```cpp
extern "C" int psld_conv3x3_fewout_f32(const float* x, const float* w_ohwi, const float* bias, float* y, int batch,
                                       int h, int w, int cin, int cout, hipStream_t stream) {
    PSLD_CHECK_ARG(x && w_ohwi && y && batch > 0 && h > 0 && w > 0, "psld_conv3x3_fewout_f32: bad args");
    PSLD_CHECK_ARG(psld_conv3x3_fewout_supported(cin, cout), "psld_conv3x3_fewout_f32: unsupported cin=%d cout=%d", cin, cout);
    PSLD_CHECK_ARG((reinterpret_cast<uintptr_t>(x) & 15) == 0, "psld_conv3x3_fewout_f32: unaligned input");
    const size_t lds = (size_t)9 * cout * cin * sizeof(float);
    const long long groups = (long long)batch * h * ((w + 3) / 4);
    long long blocks = (groups + 3) / 4;
    if (blocks > 2048) blocks = 2048;
    if (cout == 6) {
        static PsldPerDeviceFlag configured_; bool& configured = configured_.here();
        if (!configured) {
            (void)hipFuncSetAttribute(reinterpret_cast<const void*>(&conv3x3_fewout_kernel<6>),
                                      hipFuncAttributeMaxDynamicSharedMemorySize, 64 * 1024);
            configured = true;
        }
        hipLaunchKernelGGL(conv3x3_fewout_kernel<6>, dim3((unsigned)blocks), dim3(256), lds, stream, x, w_ohwi, bias, y, batch,
                           h, w, cin);
    } else {
        static PsldPerDeviceFlag configured_; bool& configured = configured_.here();
        if (!configured) {
            (void)hipFuncSetAttribute(reinterpret_cast<const void*>(&conv3x3_fewout_kernel<3>),
                                      hipFuncAttributeMaxDynamicSharedMemorySize, 64 * 1024);
            configured = true;
        }
        hipLaunchKernelGGL(conv3x3_fewout_kernel<3>, dim3((unsigned)blocks), dim3(256), lds, stream, x, w_ohwi, bias, y, batch,
                           h, w, cin);
    }
    PSLD_CHECK_LAUNCH("psld_conv3x3_fewout_f32");
    return PSLD_OK;
}

extern "C" int psld_copy_batch_f32(const long long* table_dev, int entries, long long total4, hipStream_t stream) {
// ... 250 lines not shown
```

Before: 1255.

## Stage Winograd weight packing through shared memory and unroll colsum loads

The batched Winograd weight-pack kernel now processes one 64-lane unit per wave. It loads the 16x32x9 weight block with coalesced 16-byte loads into a padded LDS tile, then each lane reads its 8x9 filters from LDS. This replaces strided per-thread global gathers, and the generic per-item path is kept as a fallback for misaligned or odd-stride cases. Separately, colsum batches 8 independent loads before accumulating to expose memory-level parallelism, keeping the same 32-element float partials flushed to double.

```diff
diff --git a/psld_amd/csrc/conv_wino.hip b/psld_amd/csrc/conv_wino.hip
--- a/psld_amd/csrc/conv_wino.hip
+++ b/psld_amd/csrc/conv_wino.hip
@@ -122,6 +122,84 @@
     }
 }
 
+constexpr int WPK_RS_N = 292;
+constexpr int WPK_RS_K = 148;
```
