template <bool REFS, class E>
__global__ void __launch_bounds__(MP_T)
k_mp_fine(const E* __restrict__ in, const unsigned int* __restrict__ ends , const GridDev* __restrict__ gd,
          unsigned int F2, float4* __restrict__ out_pts, unsigned int* __restrict__ out_order,
          unsigned int* __restrict__ cell_start) {
    extern __shared__ __attribute__((aligned(16))) unsigned int lds[];
    unsigned int* cnt = lds;
    unsigned int* wsum = lds + F2;
    const GridParams g = gd->g;
    const bool voxel = gd->voxel != 0;
    const unsigned int ncells = (unsigned int)g.ncells;
    const unsigned int b = blockIdx.x;
    const unsigned int cell0 = b * F2;
    if (cell0 > ncells) return;
    const unsigned int beg = b ? ends[b - 1] : 0u, end = ends[b];
    if (!REFS && beg == end) return;
    for (unsigned int f = threadIdx.x; f < F2; f += MP_T) cnt[f] = 0;
    __syncthreads();
    for (unsigned int j0 = beg + threadIdx.x; j0 < end; j0 += 4 * MP_T) {
        E v[4];
#pragma unroll
        for (int u = 0; u < 4; ++u)
            if (j0 + u * MP_T < end) v[u] = in[j0 + u * MP_T];
#pragma unroll
        for (int u = 0; u < 4; ++u)
            if (j0 + u * MP_T < end) atomicAdd(&cnt[mp_cell(v[u], g, voxel) - cell0], 1u);
    }
    __syncthreads();
    const unsigned int per = (F2 + MP_T - 1) / MP_T;
    const unsigned int f0 = threadIdx.x * per, f1 = min(F2, f0 + per);
    unsigned int s = 0;
    for (unsigned int f = f0; f < f1; ++f) s += cnt[f];
    const unsigned int lane = threadIdx.x & 63, wave = threadIdx.x >> 6;
    const unsigned int inc = wave_incl_scan_add(s);
    if (lane == 63) wsum[wave] = inc;
    __syncthreads();
    unsigned int run = beg + inc - s;
    for (unsigned int w = 0; w < wave; ++w) run += wsum[w];
    for (unsigned int f = f0; f < f1; ++f) {
        const unsigned int c = cnt[f];
        cnt[f] = run;
        if (REFS && cell0 + f <= ncells) cell_start[cell0 + f] = run;
        run += c;
    }
    __syncthreads();
    const unsigned int stage_cap = out_pts ? MP_FINE_STAGE_PTS : MP_FINE_STAGE_ORD;
    const bool staged = end - beg <= stage_cap;
    float4* st_pts = reinterpret_cast<float4*>(lds + ((F2 + 4 + 3) & ~3u));
    unsigned int* st_ord = reinterpret_cast<unsigned int*>(st_pts + (out_pts ? MP_FINE_STAGE_PTS : 0));
    for (unsigned int j0 = beg + threadIdx.x; j0 < end; j0 += 4 * MP_T) {
        E v[4];
#pragma unroll
        for (int u = 0; u < 4; ++u)
            if (j0 + u * MP_T < end) v[u] = in[j0 + u * MP_T];
#pragma unroll
        for (int u = 0; u < 4; ++u) {
            if (j0 + u * MP_T >= end) break;
            const unsigned int pos = atomicAdd(&cnt[mp_cell(v[u], g, voxel) - cell0], 1u);
            if (staged) {
                mp_store_point(out_pts ? st_pts : nullptr, pos - beg, v[u]);
                if (out_order) st_ord[pos - beg] = mp_position(v[u]);
            } else {
                mp_store_point(out_pts, pos, v[u]);
                if (out_order) out_order[pos] = mp_position(v[u]);
            }
        }
    }
    if (staged) {
        __syncthreads();
        for (unsigned int i = threadIdx.x; i < end - beg; i += MP_T) {
            if (out_pts) out_pts[beg + i] = st_pts[i];
            if (out_order) out_order[beg + i] = st_ord[i];
        }
    }
}
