# codgodtao/TMDiff

Measured on AMD Instinct MI355X. Metric: UNet denoise-steps/sec (8-ch 64x64, batch 32), higher is better.
Workload: dtype f32; 1 GPU; BASELINE configs[1]: batch-32 8-ch 64x64 tiles, DDPM p_sample steps of the T=1000 cosine schedule, channel_multiplier [32,64,128,256], full UNet forward (both branches) + fused DDPM update per step; batch_per_gpu=32, parallelism=batch-parallel x1, weights=key-hashed random init, text_embedding=fixed synthetic 768-d

## Files before the change

include/tmdiff_hip.h:

```cpp
#ifndef TMDIFF_HIP_H
#define TMDIFF_HIP_H

#include <stddef.h>
#include <stdint.h>

#ifdef __cplusplus
extern "C" {
#endif

#define TMDIFF_ABI_VERSION 6

#define TMDIFF_OK 0
#define TMDIFF_E_INVALID (-1)
#define TMDIFF_E_UNSUPPORTED (-2)
#define TMDIFF_E_LAUNCH (-3)

typedef void* tmdiff_stream_t;

int tmdiff_version(void);
const char* tmdiff_last_error_string(void);

typedef struct tmdiff_conv3d_desc {
  int32_t B, N, H, W;
  int32_t Cin, Cout;
// ... 81 lines not shown
int tmdiff_conv3d_wino_fwd(const tmdiff_conv3d_desc* d, void* workspace, tmdiff_stream_t stream);
int tmdiff_conv3d_wino_fwd_stage(const tmdiff_conv3d_desc* d, void* workspace, int32_t stage, tmdiff_stream_t stream);
int tmdiff_conv3d_wino_fwd_xp(const tmdiff_conv3d_desc* d, void* workspace, int32_t stage, float* xp_out, tmdiff_stream_t stream);
int tmdiff_conv3d_wino_fwd_planes(const tmdiff_conv3d_desc* d, void* workspace, int32_t stage, float* xp_out, int32_t planes,
                                  tmdiff_stream_t stream);

int tmdiff_conv3d_wf_supported(const tmdiff_conv3d_desc* d);
int64_t tmdiff_conv3d_wf_blocks(const tmdiff_conv3d_desc* d);
size_t tmdiff_conv3d_wf_splitk_workspace_bytes(const tmdiff_conv3d_desc* d);
size_t tmdiff_conv3d_wf_workspace_bytes(const tmdiff_conv3d_desc* d);
int32_t tmdiff_conv3d_wf_plan(int32_t B, int32_t Cin, int32_t Cout, int32_t N, int32_t H, int32_t W, int32_t groups, int32_t llm,
                              int64_t* tiles);
int tmdiff_conv3d_wf_fwd(const tmdiff_conv3d_desc* d, void* workspace, tmdiff_stream_t stream);

int tmdiff_conv3d_w2_supported(const tmdiff_conv3d_desc* d);
size_t tmdiff_conv3d_w2_workspace_bytes(const tmdiff_conv3d_desc* d);
size_t tmdiff_conv3d_w2_packed_bytes(int32_t Cout, int32_t Cin);
int tmdiff_conv3d_w2_pack_weights(const float* w, float* packed, int32_t Cout, int32_t Cin, tmdiff_stream_t stream);
int tmdiff_conv3d_w2_fwd(const tmdiff_conv3d_desc* d, void* workspace, int32_t stages, tmdiff_stream_t stream);
int tmdiff_conv3d_wfll_supported(const tmdiff_conv3d_desc* d);
size_t tmdiff_conv3d_wfll_packed_bytes(int32_t Cout, int32_t Cin);
int tmdiff_conv3d_wfll_pack_weights(const float* w, float* packed, int32_t Cout, int32_t Cin, float ll_scale,
                                    tmdiff_stream_t stream);
size_t tmdiff_conv3d_wfll_splitk_workspace_bytes(const tmdiff_conv3d_desc* d);
int tmdiff_conv3d_wfll_fwd(const tmdiff_conv3d_desc* d, float ll_scale, tmdiff_stream_t stream);

size_t tmdiff_conv3d_packed_bf16_bytes(int32_t Cout, int32_t Cin, int32_t ksize, int32_t groups);
int tmdiff_conv3d_pack_weights_bf16(const float* w, void* packed, int32_t Cout, int32_t Cin, int32_t ksize,
                                    int32_t groups, tmdiff_stream_t stream);
int tmdiff_conv3d_pack_weights_bf16_dgrad(const float* w, void* packed, int32_t Cout, int32_t Cin, int32_t ksize,
// ... 298 lines not shown
```

tmdiff_amd/Hyper_unet_general.py:

```python
import math

import torch
import torch.nn as nn

from . import ops, routing

PROMPTS = ("QB", "WV3", "GF2", "WV2", "WV4")

def synthetic_text_embeddings(seed=1234):
    out = {}
    for k, name in enumerate(PROMPTS):
        g = torch.Generator(device="cpu").manual_seed(seed + k)
        out[name] = torch.randn(1, 768, generator=g)
    return out


class Swish(nn.Module):

    def forward(self, x):
        raise RuntimeError("Swish is fused into the HIP kernels; it is never called as a module")
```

* [EXERCISE BRIEF]: Throughout the listing above, how many lines hold the word "ncells"? Answer with only the number.

* [TASK ANSWER]: 3